## [WORK REQUIRED]
Return all of the entries exactly as written.

## [INFORMATION SUPPLIED]
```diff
diff --git a/open_l2o_amd/csrc/l2o_unroll_pair_step_head.h b/open_l2o_amd/csrc/l2o_unroll_pair_step_head.h
--- a/open_l2o_amd/csrc/l2o_unroll_pair_step_head.h
+++ b/open_l2o_amd/csrc/l2o_unroll_pair_step_head.h
@@ -10,7 +10,7 @@
       Acc4pk r0p = {{0.f, 0.f}, {0.f, 0.f}}, r1p = {{0.f, 0.f}, {0.f, 0.f}};
       l2o::f32x4 x4v[NWH];
       lds_load_f4<NWH>(x4v, xsq);
-      core.refresh(s);
+      if constexpr (kL2bLate == 0) core.refresh(s);
       __builtin_amdgcn_sched_group_barrier(0x100, NWH, 0);
       __builtin_amdgcn_sched_group_barrier(0x002, 48, 0);
 #pragma unroll
@@ -36,20 +36,42 @@
 #ifndef L2O_PAIR_POLL_AT
 #define L2O_PAIR_POLL_AT 20
 #endif
-    constexpr int kPollAt = L2O_PAIR_POLL_AT < Core::kTotal ? L2O_PAIR_POLL_AT : Core::kTotal;
-    constexpr int kPollAt1 = L2O_PAIR_POLL_AT > Core::kTotal ? L2O_PAIR_POLL_AT - Core::kTotal : 0;
-    core.template issue_l2_prev<0, kPollAt>(s, acc2);
-    if (kPollAt1 > 0) core.template issue_l1_prev<0, kPollAt1>(s, acc1);
+    constexpr int kL2bB2 = kL2bLate > 0 ? kPairL2bB2 : 0;
+    constexpr int kWinL2 = Core::kTotal - kL2bLate;
+    constexpr int kPollN = kL2bLate > 0 ? kPairPollAtLate : L2O_PAIR_POLL_AT;
+    constexpr int kPollAt = kPollN < kWinL2 ? kPollN : kWinL2;
+    constexpr int kPollAt1 = kPollN > kWinL2 ? (kPollN - kWinL2 < Core::kTotal ? kPollN - kWinL2 : Core::kTotal) : 0;
+    if constexpr (kL2bLate > 0) {
+      core.refresh(s);
+      core.template issue_l2_prev<0, kWinL2>(s, acc2);
+      core.template issue_l1_prev<0, Core::kTotal>(s, acc1);
+    } else {
+      core.template issue_l2_prev<0, kPollAt>(s, acc2);
+      if (kPollAt1 > 0) core.template issue_l1_prev<0, kPollAt1>(s, acc1);
+    }
     const unsigned long long* src = theirs + par * SQ + (gq < 2 ? myrow : 0);
     unsigned long long g = 0;
     const unsigned poll_tag = poll_salt | ((unsigned)t + 1u);
-    __builtin_amdgcn_sched_barrier(0);
+    if constexpr (kL2bLate > 0) {
 #ifndef L2O_ABLATE_EXCHANGE
-    if (gq < 2) g = __hip_atomic_load(src, __ATOMIC_RELAXED, __HIP_MEMORY_SCOPE_AGENT);
+      g = __hip_atomic_load(src, __ATOMIC_RELAXED, __HIP_MEMORY_SCOPE_AGENT);
 #endif
-    __builtin_amdgcn_sched_barrier(0);
-    if (kPollAt < Core::kTotal) core.template issue_l2_prev<kPollAt, Core::kTotal>(s, acc2);
-    core.template issue_l1_prev<kPollAt1, Core::kTotal>(s, acc1);
+      core.hold_b2();
+#pragma unroll
+      for (int i = 0; i < kWinL2 + Core::kTotal; ++i) {
+        if (i == kPollN) __builtin_amdgcn_sched_group_barrier(0x020, 1, 0);
+        __builtin_amdgcn_sched_group_barrier(0x008, 1, 0);
+        __builtin_amdgcn_sched_group_barrier(0x002, 2, 0);
+      }
+    } else {
+      __builtin_amdgcn_sched_barrier(0);
+#ifndef L2O_ABLATE_EXCHANGE
+      if (gq < 2) g = __hip_atomic_load(src, __ATOMIC_RELAXED, __HIP_MEMORY_SCOPE_AGENT);
+#endif
+      __builtin_amdgcn_sched_barrier(0);
+      if (kPollAt < kWinL2) core.template issue_l2_prev<kPollAt, kWinL2>(s, acc2);
+      core.template issue_l1_prev<kPollAt1, Core::kTotal>(s, acc1);
+    }
     float contrib = 0.0f;
     if (gq < 2) {
       int spins = 0;
@@ -92,8 +114,16 @@
     l2o::f32x4 rv4v[CH];
     lds_load_f4<CH>(rv4v, rsq);
     {
+      if constexpr (kL2bB2 > 0) core.template issue_l2_prev<kWinL2, kWinL2 + kL2bB2>(s, acc2);
       const float fw = wave_sum64(contrib);
       __builtin_amdgcn_sched_group_barrier(0x100, CH, 0);
+      if constexpr (kL2bB2 > 0) {
+#pragma unroll
+        for (int i = 0; i < kL2bB2; ++i) {
+          __builtin_amdgcn_sched_group_barrier(0x008, 1, 0);
+          __builtin_amdgcn_sched_group_barrier(0x002, 2, 0);
+        }
+      } else
       __builtin_amdgcn_sched_group_barrier(0x002, 24, 0);
 #if L2O_PAIR_FX_PTR
       *fxp = fw;
@@ -101,4 +131,5 @@
 #else
       pa.fx_half[((size_t)t * pa.nb + bl) * (2 * NWH) + half * NWH + wv] = fw;
 #endif
+      if constexpr (kL2bB2 > 0) __builtin_amdgcn_sched_barrier(0);
     }
diff --git a/open_l2o_amd/csrc/l2o_unroll_pair_step_tail.h b/open_l2o_amd/csrc/l2o_unroll_pair_step_tail.h
--- a/open_l2o_amd/csrc/l2o_unroll_pair_step_tail.h
+++ b/open_l2o_amd/csrc/l2o_unroll_pair_step_tail.h
@@ -33,7 +33,9 @@
     } else {
       preprocess_grad<PRE>(gv, a.np.k_inv_ln2, a.np.exp_k, in0, in1);
     }
-    float d = core.template finish<false, bx::NoShadow, false>(s, acc1, acc2, in0, in1, q, pc);
+    float d;
+    if constexpr (kL2bLate > 0) d = core.template finish<false, bx::NoShadow, false, kL2bLate - kL2bB2>(s, acc1, acc2, in0, in1, q, pc);
+    else d = core.template finish<false, bx::NoShadow, false>(s, acc1, acc2, in0, in1, q, pc);
     if (__builtin_expect(a.np.tanh_output != 0, 0)) {
       asm volatile("");
       d = tanhf_(d);
```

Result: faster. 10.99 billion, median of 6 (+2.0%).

## [TASK RESULT]
```diff
diff --git a/open_l2o_amd/csrc/l2o_unroll_pair_step_head.h b/open_l2o_amd/csrc/l2o_unroll_pair_step_head.h
--- a/open_l2o_amd/csrc/l2o_unroll_pair_step_head.h
+++ b/open_l2o_amd/csrc/l2o_unroll_pair_step_head.h
@@ -10,7 +10,7 @@
       Acc4pk r0p = {{0.f, 0.f}, {0.f, 0.f}}, r1p = {{0.f, 0.f}, {0.f, 0.f}};
       l2o::f32x4 x4v[NWH];
       lds_load_f4<NWH>(x4v, xsq);
-      core.refresh(s);
+      if constexpr (kL2bLate == 0) core.refresh(s);
       __builtin_amdgcn_sched_group_barrier(0x100, NWH, 0);
       __builtin_amdgcn_sched_group_barrier(0x002, 48, 0);
 #pragma unroll
@@ -36,20 +36,42 @@
 #ifndef L2O_PAIR_POLL_AT
 #define L2O_PAIR_POLL_AT 20
 #endif
-    constexpr int kPollAt = L2O_PAIR_POLL_AT < Core::kTotal ? L2O_PAIR_POLL_AT : Core::kTotal;
-    constexpr int kPollAt1 = L2O_PAIR_POLL_AT > Core::kTotal ? L2O_PAIR_POLL_AT - Core::kTotal : 0;
-    core.template issue_l2_prev<0, kPollAt>(s, acc2);
-    if (kPollAt1 > 0) core.template issue_l1_prev<0, kPollAt1>(s, acc1);
+    constexpr int kL2bB2 = kL2bLate > 0 ? kPairL2bB2 : 0;
+    constexpr int kWinL2 = Core::kTotal - kL2bLate;
+    constexpr int kPollN = kL2bLate > 0 ? kPairPollAtLate : L2O_PAIR_POLL_AT;
+    constexpr int kPollAt = kPollN < kWinL2 ? kPollN : kWinL2;
+    constexpr int kPollAt1 = kPollN > kWinL2 ? (kPollN - kWinL2 < Core::kTotal ? kPollN - kWinL2 : Core::kTotal) : 0;
+    if constexpr (kL2bLate > 0) {
+      core.refresh(s);
+      core.template issue_l2_prev<0, kWinL2>(s, acc2);
+      core.template issue_l1_prev<0, Core::kTotal>(s, acc1);
+    } else {
+      core.template issue_l2_prev<0, kPollAt>(s, acc2);
+      if (kPollAt1 > 0) core.template issue_l1_prev<0, kPollAt1>(s, acc1);
+    }
     const unsigned long long* src = theirs + par * SQ + (gq < 2 ? myrow : 0);
     unsigned long long g = 0;
     const unsigned poll_tag = poll_salt | ((unsigned)t + 1u);
-    __builtin_amdgcn_sched_barrier(0);
+    if constexpr (kL2bLate > 0) {
 #ifndef L2O_ABLATE_EXCHANGE
-    if (gq < 2) g = __hip_atomic_load(src, __ATOMIC_RELAXED, __HIP_MEMORY_SCOPE_AGENT);
+      g = __hip_atomic_load(src, __ATOMIC_RELAXED, __HIP_MEMORY_SCOPE_AGENT);
 #endif
-    __builtin_amdgcn_sched_barrier(0);
-    if (kPollAt < Core::kTotal) core.template issue_l2_prev<kPollAt, Core::kTotal>(s, acc2);
-    core.template issue_l1_prev<kPollAt1, Core::kTotal>(s, acc1);
+      core.hold_b2();
+#pragma unroll
+      for (int i = 0; i < kWinL2 + Core::kTotal; ++i) {
+        if (i == kPollN) __builtin_amdgcn_sched_group_barrier(0x020, 1, 0);
+        __builtin_amdgcn_sched_group_barrier(0x008, 1, 0);
+        __builtin_amdgcn_sched_group_barrier(0x002, 2, 0);
+      }
+    } else {
+      __builtin_amdgcn_sched_barrier(0);
+#ifndef L2O_ABLATE_EXCHANGE
+      if (gq < 2) g = __hip_atomic_load(src, __ATOMIC_RELAXED, __HIP_MEMORY_SCOPE_AGENT);
+#endif
+      __builtin_amdgcn_sched_barrier(0);
+      if (kPollAt < kWinL2) core.template issue_l2_prev<kPollAt, kWinL2>(s, acc2);
+      core.template issue_l1_prev<kPollAt1, Core::kTotal>(s, acc1);
+    }
     float contrib = 0.0f;
     if (gq < 2) {
       int spins = 0;
@@ -92,8 +114,16 @@
     l2o::f32x4 rv4v[CH];
     lds_load_f4<CH>(rv4v, rsq);
     {
+      if constexpr (kL2bB2 > 0) core.template issue_l2_prev<kWinL2, kWinL2 + kL2bB2>(s, acc2);
       const float fw = wave_sum64(contrib);
       __builtin_amdgcn_sched_group_barrier(0x100, CH, 0);
+      if constexpr (kL2bB2 > 0) {
+#pragma unroll
+        for (int i = 0; i < kL2bB2; ++i) {
+          __builtin_amdgcn_sched_group_barrier(0x008, 1, 0);
+          __builtin_amdgcn_sched_group_barrier(0x002, 2, 0);
+        }
+      } else
       __builtin_amdgcn_sched_group_barrier(0x002, 24, 0);
 #if L2O_PAIR_FX_PTR
       *fxp = fw;
@@ -101,4 +131,5 @@
 #else
       pa.fx_half[((size_t)t * pa.nb + bl) * (2 * NWH) + half * NWH + wv] = fw;
 #endif
+      if constexpr (kL2bB2 > 0) __builtin_amdgcn_sched_barrier(0);
     }
diff --git a/open_l2o_amd/csrc/l2o_unroll_pair_step_tail.h b/open_l2o_amd/csrc/l2o_unroll_pair_step_tail.h
--- a/open_l2o_amd/csrc/l2o_unroll_pair_step_tail.h
+++ b/open_l2o_amd/csrc/l2o_unroll_pair_step_tail.h
@@ -33,7 +33,9 @@
     } else {
       preprocess_grad<PRE>(gv, a.np.k_inv_ln2, a.np.exp_k, in0, in1);
     }
-    float d = core.template finish<false, bx::NoShadow, false>(s, acc1, acc2, in0, in1, q, pc);
+    float d;
+    if constexpr (kL2bLate > 0) d = core.template finish<false, bx::NoShadow, false, kL2bLate - kL2bB2>(s, acc1, acc2, in0, in1, q, pc);
+    else d = core.template finish<false, bx::NoShadow, false>(s, acc1, acc2, in0, in1, q, pc);
     if (__builtin_expect(a.np.tanh_output != 0, 0)) {
       asm volatile("");
       d = tanhf_(d);
```

Result: faster. 10.99 billion, median of 6 (+2.0%).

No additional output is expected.